KARATE Y MUJER: DE AYER A HOY
El karate se ha atribuido tradicionalmente al género masculino. Para entender qué es el karate hoy, y en qué lugar nos encontramos nosotras en él, es importante saber su origen y el papel que ha jugado la mujer desde sus inicios. La historia del karate es larga y tiene muchos matices, pero he intentado hacer una pequeña síntesis que nos ayude a ponernos en situación.
¿Qué es el karate?
Inicialmente el karate, que por cierto aún ni se llamaba así (su nombre era Te), era defensa personal. Su origen se sitúa en la isla de Okinawa donde prohibieron a sus habitantes el uso de armas, por lo que tuvieron que aprender a defenderse sin ellas. Por eso el término -Te se refiere a "mano vacía", o sea, sin armas. Más tarde se exportó a Japón y allí es donde se le dió el nombre de karate, y se adaptó para su enseñanza al público en general. Eso significó que muchas técnicas muy contundentes y peligrosas se eliminaron o camuflaron ya que no eran adecuadas para enseñar en escuelas. También se estandarizaron unas coreografías para enseñar las diferentes técnicas y que originalmente se idearon para poder entrenar en solitario. Las katas. El combate se ha ido modelando para preservar la integridad de los participantes, y reglando para poder adaptarlo a competición, es el kumite.

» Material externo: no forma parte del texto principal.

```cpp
// ... 125 lines not shown
}

namespace {
std::atomic<long> g_gemm_path[GP_COUNT];
const char* const kGemmPathNames[GP_COUNT] = {
    "gemm_kernel_64x64", "gemm_kernel_128x64", "gemm_kernel_128x128",
    "gemm_dma_64x64_d2", "gemm_dma_64x64_d3", "gemm_dma_64x64_d4", "gemm_dma_64x64_d3_kb64", "gemm_dma_64x64_splitk", "gemm_dma_128x64",
    "gemm_dma_128x128_d3", "gemm_dma_128x128_d4", "conv3x3_patch_128", "conv3x3_patch_192",
    "gemm_big_256_kb64", "gemm_big_256_kb32", "gemm_big_192_kb64", "gemm_big_128_kb64", "gemm_big_128_kb32", "gemm_big4_256", "gemm_big4_192",
    "gemm_big_ln", "gemm_pt", "gemm_few_plain", "gemm_few_conv_kch4", "gemm_few_conv_kch6"};
}

int lwdetr_gemm_path_done(int path, int rc) {
    if (rc == LWDETR_OK && path >= 0 && path < GP_COUNT) g_gemm_path[path].fetch_add(1, std::memory_order_relaxed);
    return rc;
}
extern "C" int lwdetr_gemm_path_counts(long* out, int n) {
    for (int i = 0; out && i < n && i < GP_COUNT; ++i) out[i] = g_gemm_path[i].load(std::memory_order_relaxed);
    return GP_COUNT;
}
extern "C" const char* lwdetr_gemm_path_name(int i) { return i >= 0 && i < GP_COUNT ? kGemmPathNames[i] : nullptr; }

extern "C" void lwdetr_gemm_tuning(int big_mode) { g_big_mode = big_mode; }
extern "C" int lwdetr_has_experiments(void) {
#ifdef LWDETR_EXPERIMENTS
    return 1;
#else
    return 0;
#endif
}

extern "C" int lwdetr_gemm(const lwdetr_gemm_desc* desc, int dtype, void* hip_stream) {
    if (!desc) return LWDETR_ERR_BAD_ARG;
    const lwdetr_gemm_desc& d = *desc;
    if (d.M < 0 || d.N <= 0 || d.K <= 0 || d.K % BK != 0 || !d.A || !d.W) return LWDETR_ERR_BAD_ARG;
    if (d.M == 0) return LWDETR_OK;
    if (d.nseg < 1 || d.nseg > 3 || d.seg[0].n_begin != 0) return LWDETR_ERR_BAD_ARG;
    const int esz = dtype == DT_F32 ? 4 : 2;
    const int epc = 16 / esz;
    for (int s = 0; s < d.nseg; ++s) {
        const lwdetr_gemm_seg& g = d.seg[s];
        if (!g.out || g.n_end <= g.n_begin) return LWDETR_ERR_BAD_ARG;
        if (g.act < LWDETR_ACT_NONE || g.act > LWDETR_ACT_SILU) return LWDETR_ERR_BAD_ARG;
        if (s + 1 < d.nseg && d.seg[s + 1].n_begin != g.n_end) return LWDETR_ERR_BAD_ARG;
        if ((g.mode == LWDETR_OUT_HEADS || g.mode == LWDETR_OUT_HEADS_T) &&
            (g.p0 <= 0 || g.p1 <= 0 || g.p2 <= 0 || g.p1 % 4 != 0 || g.p0 % 4 != 0)) return LWDETR_ERR_BAD_ARG;
// ... 22 lines not shown
```

### lw-detr_amd/csrc/prof.hip

```cpp
#include "common.h"
#include <cstdio>
#include <cstdlib>
#include <cstring>
#include <mutex>
#include <vector>

namespace {
struct Rec { hipEvent_t a, b; int kid; double flops, bytes; };
std::mutex g_mu;
std::vector<Rec> g_open;
std::vector<Rec> g_done;
bool g_on = false;
const char* kNames[KID_COUNT] = {
    "msda_forward_vec8", "msda_forward_generic", "msda_fused_forward", "gemm_mfma", "gemm_mfma_conv3x3",
    "gemm_mfma_patch", "attn_window", "attn_global", "attn_decoder", "layernorm_rows", "eltwise", "mlp_fused", "vit_block", "row_chain"};
}

void lwdetr_prof_begin(int kid, double flops, double bytes, hipStream_t s) {
    if (!g_on) return;
    Rec r; r.kid = kid; r.flops = flops; r.bytes = bytes;
    if (hipEventCreate(&r.a) != hipSuccess || hipEventCreate(&r.b) != hipSuccess) return;
    (void)hipEventRecord(r.a, s);
    std::lock_guard<std::mutex> lk(g_mu);
    g_open.push_back(r);
// ... 21 lines not shown

const char* lwdetr_prof_kernel_name(int kid) { return (kid >= 0 && kid < KID_COUNT) ? kNames[kid] : ""; }

int lwdetr_prof_collect(double* ms, double* flops, double* bytes, long long* count, int n) {
    std::lock_guard<std::mutex> lk(g_mu);
    if (n < KID_COUNT) return LWDETR_ERR_BAD_ARG;
    for (Rec& r : g_done) {
        float t = 0.f;
        if (hipEventSynchronize(r.b) == hipSuccess && hipEventElapsedTime(&t, r.a, r.b) == hipSuccess) {
            ms[r.kid] += t; flops[r.kid] += r.flops; bytes[r.kid] += r.bytes; count[r.kid] += 1;
        }
        (void)hipEventDestroy(r.a); (void)hipEventDestroy(r.b);
    }
    g_done.clear();
    return LWDETR_OK;
}

}
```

Una mujer de Okinawa: Yonamine Tsuru
La mayoría de los karatekas conocen la historia y relevancia de Matsumura "Bushi", pero en este caso nos centraremos en su mujer: Yonamine.

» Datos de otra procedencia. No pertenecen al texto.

struct GemmArgs {
// ... 1282 lines not shown
          typedef __attribute__((ext_vector_type(8))) short s16x8;
          s16x8 va = {lo[0][0], lo[0][1], lo[0][2], lo[0][3], lo[1][0], lo[1][1], lo[1][2], lo[1][3]};
          s16x8 vb = {hi[0][0], hi[0][1], hi[0][2], hi[0][3], hi[1][0], hi[1][1], hi[1][2], hi[1][3]};
          fa[i] = __builtin_bit_cast(bf16x8, va);
          fb[i] = __builtin_bit_cast(bf16x8, vb);
        }
#pragma unroll
        for (int i = 0; i < 2; ++i)
#pragma unroll
          for (int j = 0; j < 2; ++j)
            acc[i][j] = __builtin_amdgcn_mfma_f32_32x32x16_bf16(fa[i], fb[j], acc[i][j], 0, 0, 0);
      }
    } else if constexpr (SPLIT) {
#pragma unroll
      for (int kk = 0; kk < 2; ++kk) {
        bf16x8 ah[2], al[2], bh[2], bl[2];
#pragma unroll
        for (int i = 0; i < 2; ++i) {
          float xa[8], xb[8];
#pragma unroll
          for (int e = 0; e < 8; ++e) {
            const int row = 16 * kk + 8 * lh + e;
            xa[e] = *reinterpret_cast<const float*>(sy + row * ROWB + (wr * 64 + i * 32 + lr) * 4);
            xb[e] = *reinterpret_cast<const float*>(sx + row * ROWB + (wc * 64 + i * 32 + lr) * 4);
          }
          split_bf16x8(xa, ah[i], al[i]);
          split_bf16x8(xb, bh[i], bl[i]);
        }
#pragma unroll
        for (int i = 0; i < 2; ++i)
#pragma unroll
          for (int j = 0; j < 2; ++j) mfma_x3(acc[i][j], ah[i], al[i], bh[j], bl[j]);
      }
    } else {
#pragma unroll 4
      for (int ks = 0; ks < 16; ++ks) {
        const int row = 2 * ks + lh;
        float fa[2], fb[2];
#pragma unroll
        for (int i = 0; i < 2; ++i) {
          fa[i] = *reinterpret_cast<const float*>(sy + row * ROWB + (wr * 64 + i * 32 + lr) * 4);
          fb[i] = *reinterpret_cast<const float*>(sx + row * ROWB + (wc * 64 + i * 32 + lr) * 4);
        }
#pragma unroll
        for (int i = 0; i < 2; ++i)
#pragma unroll
          for (int j = 0; j < 2; ++j) acc[i][j] = __builtin_amdgcn_mfma_f32_32x32x2f32(fa[i], fb[j], acc[i][j], 0, 0, 0);
      }
    }
  };

  load_regs(m_begin, ry0, rx0);
  if (m_begin + BKM < m_end) load_regs(m_begin + BKM, ry1, rx1);
  store_lds(0, ry0, rx0);
  __syncthreads();
  for (int mb = m_begin; mb < m_end; mb += 2 * BKM) {
    if (mb + 2 * BKM < m_end) load_regs(mb + 2 * BKM, ry0, rx0);
    compute(0);
    if (mb + BKM < m_end) store_lds(1, ry1, rx1);
    __syncthreads();
    if (mb + BKM >= m_end) break;
    if (mb + 3 * BKM < m_end) load_regs(mb + 3 * BKM, ry1, rx1);
    compute(1);
    if (mb + 2 * BKM < m_end) store_lds(0, ry0, rx0);
    __syncthreads();
  }

  float* dW = g.dW + (long)t * g.tapstride;
#pragma unroll
  for (int i = 0; i < 2; ++i)
#pragma unroll
    for (int j = 0; j < 2; ++j) {
      int n2 = n2_0 + wc * 64 + j * 32 + lr;
      if (n2 < g.N2) {
#pragma unroll
        for (int r = 0; r < 16; ++r) {
          int n1 = n1_0 + wr * 64 + i * 32 + (r & 3) + 8 * (r >> 2) + 4 * lh;
          if (n1 < g.N1) atomic_add_f32(dW + (long)n1 * g.ldw + (long)n2 * g.es, acc[i][j][r]);
        }
      }
    }
}

template <bool IL = false>
__device__ __forceinline__ void tn_big_store(const WgradArgs& g, const f32x16 (&acc)[4][2], int split, int t, int n1_0, int n2_0, int wr, int wc,
                                             int lr, int lh) {
  auto n1_of = [&](int i, int r) {
    const int rho = (r & 3) + 8 * (r >> 2) + 4 * lh;
    return n1_0 + wr * 128 + (IL ? 4 * rho + i : i * 32 + rho);
  };
  if (g.ws && g.ws_pk && !IL) {
    uint32_t* out = reinterpret_cast<uint32_t*>(g.ws) + ((long)split * g.taps + t) * (g.N1 >> 1) * g.N2;
#pragma unroll
    for (int i = 0; i < 4; ++i)
#pragma unroll
      for (int j = 0; j < 2; ++j) {
        const int n2 = n2_0 + wc * 64 + j * 32 + lr;
        if (n2 < g.N2) {
#pragma unroll
          for (int r = 0; r < 16; r += 2) {
            const int n1 = n1_of(i, r);
            if (n1 < g.N1) out[(long)(n1 >> 1) * g.N2 + n2] = pack_bf16x2(acc[i][j][r], acc[i][j][r + 1]);
          }
        }
      }
    return;
  }
  if (g.ws) {
    float* out = g.ws + ((long)split * g.taps + t) * g.N1 * g.N2;
#pragma unroll
    for (int i = 0; i < 4; ++i)
#pragma unroll
      for (int j = 0; j < 2; ++j) {
        const int n2 = n2_0 + wc * 64 + j * 32 + lr;
        if (n2 < g.N2) {
#pragma unroll
          for (int r = 0; r < 16; ++r) {
            const int n1 = n1_of(i, r);
            if (n1 < g.N1) out[(long)n1 * g.N2 + n2] = acc[i][j][r];
          }
        }
      }
    return;
  }
  float* dW = g.dW + (long)t * g.tapstride;
#pragma unroll
  for (int i = 0; i < 4; ++i)
#pragma unroll
    for (int j = 0; j < 2; ++j) {
      const int n2 = n2_0 + wc * 64 + j * 32 + lr;
      if (n2 < g.N2) {
#pragma unroll
        for (int r = 0; r < 16; ++r) {
          const int n1 = n1_of(i, r);
          if (n1 < g.N1) atomic_add_f32(dW + (long)n1 * g.ldw + (long)n2 * g.es, acc[i][j][r]);
        }
      }
    }
}

__device__ __forceinline__ float bf16x2_sum(unsigned w, float acc) {
  typedef __attribute__((ext_vector_type(2))) __bf16 bf2;
  return __builtin_amdgcn_fdot2_f32_bf16(__builtin_bit_cast(bf2, w), __builtin_bit_cast(bf2, 0x3F803F80u), acc, false);
}
__device__ __forceinline__ float bf16x8_sum(u32x2 lo, u32x2 hi, float acc) {
  const unsigned w0 = lo.x, w1 = lo.y, w2 = hi.x, w3 = hi.y;
  return bf16x2_sum(w3, bf16x2_sum(w2, bf16x2_sum(w1, bf16x2_sum(w0, acc))));
}

#define OSUF_TR_READ(dst, addr, off) asm volatile("ds_read_b64_tr_b16 %0, %1 offset:%2" : "=v"(dst) : "v"(addr), "n"(off))

__global__ __launch_bounds__(512, 2) void gemm_tn_big_kernel(WgradArgs g) {
  extern __shared__ __attribute__((aligned(16))) char smem[];
  constexpr int BKM = 64, ROWB = 512, TILEB = BKM * ROWB;
  const int tid = threadIdx.x, lane = tid & 63;
  const int wave = __builtin_amdgcn_readfirstlane(tid >> 6);
  const int wr = wave >> 2, wc = wave & 3;
  const int tiles_n2 = (g.N2 + kBig - 1) / kBig;
  const int tiles_n1 = (g.N1 + kBig - 1) / kBig;
  const int ntile = tiles_n1 * tiles_n2;
  const int xcd = blockIdx.x & 7, qid = blockIdx.x >> 3;
  const int unit = xcd * (((int)gridDim.x >> 3) / g.taps) + qid / g.taps;
  const int t = qid % g.taps;
  const int split = unit / ntile, tile = unit % ntile;
  const int n1_0 = (tile / tiles_n2) * kBig, n2_0 = (tile % tiles_n2) * kBig;
  const int m_begin = split * g.rows_per_split;
  const int m_end = min(g.M, m_begin + g.rows_per_split);
  if (m_begin >= m_end) return;
  const bf16_t* dY = reinterpret_cast<const bf16_t*>(g.dY);
  const bf16_t* X = reinterpret_cast<const bf16_t*>(g.X);
  const char* zero = reinterpret_cast<const char*>(g_zero_page);

  int srow[4], scol[4];
#pragma unroll
  for (int i = 0; i < 4; ++i) {
    srow[i] = (wave * 4 + i) * 2 + (lane >> 5);
    scol[i] = ((lane & 31) ^ ((srow[i] & 3) << 2)) * 8;
  }
  int sb_[4], sp_[4];
  const char* py[4];
  bool y_ok[4], x_ok[4];
#pragma unroll
  for (int i = 0; i < 4; ++i) {
    const int m = m_begin + srow[i];
    sb_[i] = m / g.rm.Lout;
    sp_[i] = m - sb_[i] * g.rm.Lout;
    y_ok[i] = n1_0 + scol[i] < g.N1;
    x_ok[i] = n2_0 + scol[i] < g.N2;
    py[i] = reinterpret_cast<const char*>(dY + (long)m * g.ldy + n1_0 + scol[i]);
  }
  const long ystep = (long)BKM * g.ldy * (long)sizeof(bf16_t);
  auto issue = [&](int mb, int buf) {
    char* sy = smem + buf * 2 * TILEB + wave * 4096;
    char* sx = sy + TILEB;
#pragma unroll
    for (int i = 0; i < 4; ++i) {
      const bool in = mb + srow[i] < m_end;
      const char* qy = (in && y_ok[i]) ? py[i] : zero;
      const char* qx = zero;
      if (in && x_ok[i]) {
        const int s2 = map_row(g.rm, sp_[i], t);
        if (s2 >= 0) qx = reinterpret_cast<const char*>(X + (long)(sb_[i] * g.rm.Lin + s2) * g.ldx + n2_0 + scol[i]);
      }
      __builtin_amdgcn_global_load_lds((gas_ptr)qy, (las_ptr)(sy + i * 1024), 16, 0, 0);
      __builtin_amdgcn_global_load_lds((gas_ptr)qx, (las_ptr)(sx + i * 1024), 16, 0, 0);
      py[i] += ystep;
      sp_[i] += BKM;
      while (sp_[i] >= g.rm.Lout) { sp_[i] -= g.rm.Lout; ++sb_[i]; }
    }
  };

  f32x16 acc[4][2];
#pragma unroll
  for (int i = 0; i < 4; ++i)
#pragma unroll
    for (int j = 0; j < 2; ++j)
#pragma unroll
      for (int r = 0; r < 16; ++r) acc[i][j][r] = 0.f;

  const int lr = lane & 31, lh = lane >> 5;
  const int ip = lane & 15, cb = ((lane >> 4) & 1) * 16, tq = ip >> 2, tp = ip & 3;
  uint32_t offA[4], offB[2];
  const uint32_t lds0 = (uint32_t)(uintptr_t)(LDS_PTR(char))smem;
#pragma unroll
  for (int i = 0; i < 4; ++i) offA[i] = (8 * lh + tq) * ROWB + ((((wr * 128 + i * 32 + cb + 4 * tp) * 2)) ^ (tq << 6));
#pragma unroll
  for (int j = 0; j < 2; ++j) offB[j] = TILEB + (8 * lh + tq) * ROWB + ((((wc * 64 + j * 32 + cb + 4 * tp) * 2)) ^ (tq << 6));

  typedef u32x2 frag_half;
  frag_half fa[2][4][2], fb[2][2][2];
#define TN_READS(slot, ks, base)                                                                                   \
  OSUF_TR_READ(fa[slot][0][0], base + offA[0], (ks) * 16 * 512); OSUF_TR_READ(fa[slot][0][1], base + offA[0], ((ks) * 16 + 4) * 512); \
  OSUF_TR_READ(fa[slot][1][0], base + offA[1], (ks) * 16 * 512); OSUF_TR_READ(fa[slot][1][1], base + offA[1], ((ks) * 16 + 4) * 512); \
  OSUF_TR_READ(fa[slot][2][0], base + offA[2], (ks) * 16 * 512); OSUF_TR_READ(fa[slot][2][1], base + offA[2], ((ks) * 16 + 4) * 512); \
  OSUF_TR_READ(fa[slot][3][0], base + offA[3], (ks) * 16 * 512); OSUF_TR_READ(fa[slot][3][1], base + offA[3], ((ks) * 16 + 4) * 512); \
  OSUF_TR_READ(fb[slot][0][0], base + offB[0], (ks) * 16 * 512); OSUF_TR_READ(fb[slot][0][1], base + offB[0], ((ks) * 16 + 4) * 512); \
  OSUF_TR_READ(fb[slot][1][0], base + offB[1], (ks) * 16 * 512); OSUF_TR_READ(fb[slot][1][1], base + offB[1], ((ks) * 16 + 4) * 512);
#define TN_WAIT(slot, n)                                                                                          \
  asm volatile("s_waitcnt lgkmcnt(" #n ")"                                                                        \
               : "+v"(fa[slot][0][0]), "+v"(fa[slot][0][1]), "+v"(fa[slot][1][0]), "+v"(fa[slot][1][1]), "+v"(fa[slot][2][0]),  \
                 "+v"(fa[slot][2][1]), "+v"(fa[slot][3][0]), "+v"(fa[slot][3][1]), "+v"(fb[slot][0][0]), "+v"(fb[slot][0][1]),  \
                 "+v"(fb[slot][1][0]), "+v"(fb[slot][1][1]));                                                     \
  __builtin_amdgcn_sched_barrier(0);
#define TN_MFMA(slot)                                                                                             \
  _Pragma("unroll") for (int i = 0; i < 4; ++i) _Pragma("unroll") for (int j = 0; j < 2; ++j) {                   \
    u32x4 va = {fa[slot][i][0][0], fa[slot][i][0][1], fa[slot][i][1][0], fa[slot][i][1][1]};                       \
    u32x4 vb = {fb[slot][j][0][0], fb[slot][j][0][1], fb[slot][j][1][0], fb[slot][j][1][1]};                       \
    acc[i][j] = __builtin_amdgcn_mfma_f32_32x32x16_bf16(__builtin_bit_cast(bf16x8, va), __builtin_bit_cast(bf16x8, vb), acc[i][j], 0, 0, 0); \
  }

  const bool do_bias = g.dbias != nullptr && n2_0 == 0 && t == 0 && wc == 0;
  float bsum[4] = {0.f, 0.f, 0.f, 0.f};
#define TN_BIAS(slot)                                                                                             \
  if (do_bias) { _Pragma("unroll") for (int i = 0; i < 4; ++i) bsum[i] = bf16x8_sum(fa[slot][i][0], fa[slot][i][1], bsum[i]); }
  issue(m_begin, 0);
  asm volatile("s_waitcnt vmcnt(0)" ::: "memory");
  __builtin_amdgcn_s_barrier();
  int buf = 0;
  for (int mb = m_begin; mb < m_end; mb += BKM, buf ^= 1) {
    const bool more = mb + BKM < m_end;
    if (more) issue(mb + BKM, buf ^ 1);
    const uint32_t base = lds0 + buf * 2 * TILEB;
    TN_READS(0, 0, base)
    TN_READS(1, 1, base)
    TN_WAIT(0, 12)
    TN_MFMA(0)
    TN_BIAS(0)
    TN_READS(0, 2, base)
    TN_WAIT(1, 12)
    TN_MFMA(1)
    TN_BIAS(1)
    TN_READS(1, 3, base)
    TN_WAIT(0, 12)
    TN_MFMA(0)
    TN_BIAS(0)
    TN_WAIT(1, 0)
    TN_MFMA(1)
    TN_BIAS(1)
    asm volatile("s_waitcnt vmcnt(0)" ::: "memory");
    __builtin_amdgcn_s_barrier();
  }
#undef TN_READS
#undef TN_WAIT
#undef TN_MFMA
#undef TN_BIAS
  if (do_bias) {
#pragma unroll
    for (int i = 0; i < 4; ++i) {
      const float v = bsum[i] + __shfl_xor(bsum[i], 32, 64);
      const int n1 = n1_0 + wr * 128 + i * 32 + lr;
      if (lh == 0 && n1 < g.N1) atomic_add_f32(g.dbias + n1, v);
    }
  }

  tn_big_store(g, acc, split, t, n1_0, n2_0, wr, wc, lr, lh);
}

__global__ __launch_bounds__(512, 2) void gemm_tn_big_x3_kernel(WgradArgs g) {
  extern __shared__ __attribute__((aligned(16))) char smem[];
  constexpr int BKM = 32, ROWB = 1024, TILEB = BKM * ROWB;
  const int tid = threadIdx.x, lane = tid & 63;
  const int wave = __builtin_amdgcn_readfirstlane(tid >> 6);
  const int wr = wave >> 2, wc = wave & 3;
  const int tiles_n2 = (g.N2 + kBig - 1) / kBig;
  const int tiles_n1 = (g.N1 + kBig - 1) / kBig;
  const int ntile = tiles_n1 * tiles_n2;
  const int xcd = blockIdx.x & 7, qid = blockIdx.x >> 3;
  const int unit = xcd * (((int)gridDim.x >> 3) / g.taps) + qid / g.taps;
  const int t = qid % g.taps;
  const int split = unit / ntile, tile = unit % ntile;
  const int n1_0 = (tile / tiles_n2) * kBig, n2_0 = (tile % tiles_n2) * kBig;
  const int m_begin = split * g.rows_per_split;
  const int m_end = min(g.M, m_begin + g.rows_per_split);
  if (m_begin >= m_end) return;
  const float* dY = reinterpret_cast<const float*>(g.dY);
  const float* X = reinterpret_cast<const float*>(g.X);
  const char* zero = reinterpret_cast<const char*>(g_zero_page);

  const int scol = lane * 4;
  const bool y_ok = n1_0 + scol < g.N1, x_ok = n2_0 + scol < g.N2;
  int sb_[4], sp_[4];
  const char* py[4];
#pragma unroll
  for (int i = 0; i < 4; ++i) {
    const int m = m_begin + wave * 4 + i;
    sb_[i] = m / g.rm.Lout;
    sp_[i] = m - sb_[i] * g.rm.Lout;
    py[i] = reinterpret_cast<const char*>(dY + (long)m * g.ldy + n1_0 + scol);
  }
  const long ystep = (long)BKM * g.ldy * (long)sizeof(float);
  auto issue = [&](int mb, int buf) {
    char* sy = smem + buf * 2 * TILEB + wave * 4096;
    char* sx = sy + TILEB;
#pragma unroll
    for (int i = 0; i < 4; ++i) {
      const bool in = mb + wave * 4 + i < m_end;
      const char* qy = (in && y_ok) ? py[i] : zero;
      const char* qx = zero;
      if (in && x_ok) {
        const int s2 = map_row(g.rm, sp_[i], t);
        if (s2 >= 0) qx = reinterpret_cast<const char*>(X + (long)(sb_[i] * g.rm.Lin + s2) * g.ldx + n2_0 + scol);
      }
      __builtin_amdgcn_global_load_lds((gas_ptr)qy, (las_ptr)(sy + i * 1024), 16, 0, 0);
      __builtin_amdgcn_global_load_lds((gas_ptr)qx, (las_ptr)(sx + i * 1024), 16, 0, 0);
      py[i] += ystep;
      sp_[i] += BKM;
      while (sp_[i] >= g.rm.Lout) { sp_[i] -= g.rm.Lout; ++sb_[i]; }
    }
  };

  f32x16 acc[4][2];
#pragma unroll
  for (int i = 0; i < 4; ++i)
#pragma unroll
    for (int j = 0; j < 2; ++j)
#pragma unroll
      for (int r = 0; r < 16; ++r) acc[i][j][r] = 0.f;

  const int lr = lane & 31, lh = lane >> 5;
  issue(m_begin, 0);
  asm volatile("s_waitcnt vmcnt(0)" ::: "memory");
  __builtin_amdgcn_s_barrier();
  int buf = 0;
  for (int mb = m_begin; mb < m_end; mb += BKM, buf ^= 1) {
    if (mb + BKM < m_end) issue(mb + BKM, buf ^ 1);
    const char* sy = smem + buf * 2 * TILEB;
    const char* sx = sy + TILEB;
#pragma unroll
    for (int kk = 0; kk < 2; ++kk) {
      bf16x8 ah[4], al[4], bh[2], bl[2];
      {
        f32x4 y[8];
#pragma unroll
        for (int e = 0; e < 8; ++e) y[e] = *reinterpret_cast<const f32x4*>(sy + (16 * kk + 8 * lh + e) * ROWB + (wr * 128 + 4 * lr) * 4);
#pragma unroll
        for (int i = 0; i < 4; ++i) {
          const float x[8] = {y[0][i], y[1][i], y[2][i], y[3][i], y[4][i], y[5][i], y[6][i], y[7][i]};
          split_bf16x8(x, ah[i], al[i]);
        }
      }
#pragma unroll
      for (int j = 0; j < 2; ++j) {
        float x[8];
#pragma unroll
        for (int e = 0; e < 8; ++e) x[e] = *reinterpret_cast<const float*>(sx + (16 * kk + 8 * lh + e) * ROWB + (wc * 64 + j * 32 + lr) * 4);
        split_bf16x8(x, bh[j], bl[j]);
      }
#pragma unroll
      for (int i = 0; i < 4; ++i)
#pragma unroll
        for (int j = 0; j < 2; ++j) mfma_x3(acc[i][j], ah[i], al[i], bh[j], bl[j]);
    }
    asm volatile("s_waitcnt vmcnt(0)" ::: "memory");
    __builtin_amdgcn_s_barrier();
  }
  tn_big_store<true>(g, acc, split, t, n1_0, n2_0, wr, wc, lr, lh);
}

Yonamine era una mujer muy fuerte, de joven entrenaba junto con sus amigos Te y Tegumi (sumo de Okinawa) para aprender a defenderse. Estos conocimiento la libraron de muchas agresiones, ya que en esa época ser mujer era muy peligroso, pero supusieron una desventaja a la hora de casarse ya que ningún hombre quería desposarse con una mujer que era más fuerte que él. (que típico...), hasta que Matsumura la conoció. Para él era su mujer ideal.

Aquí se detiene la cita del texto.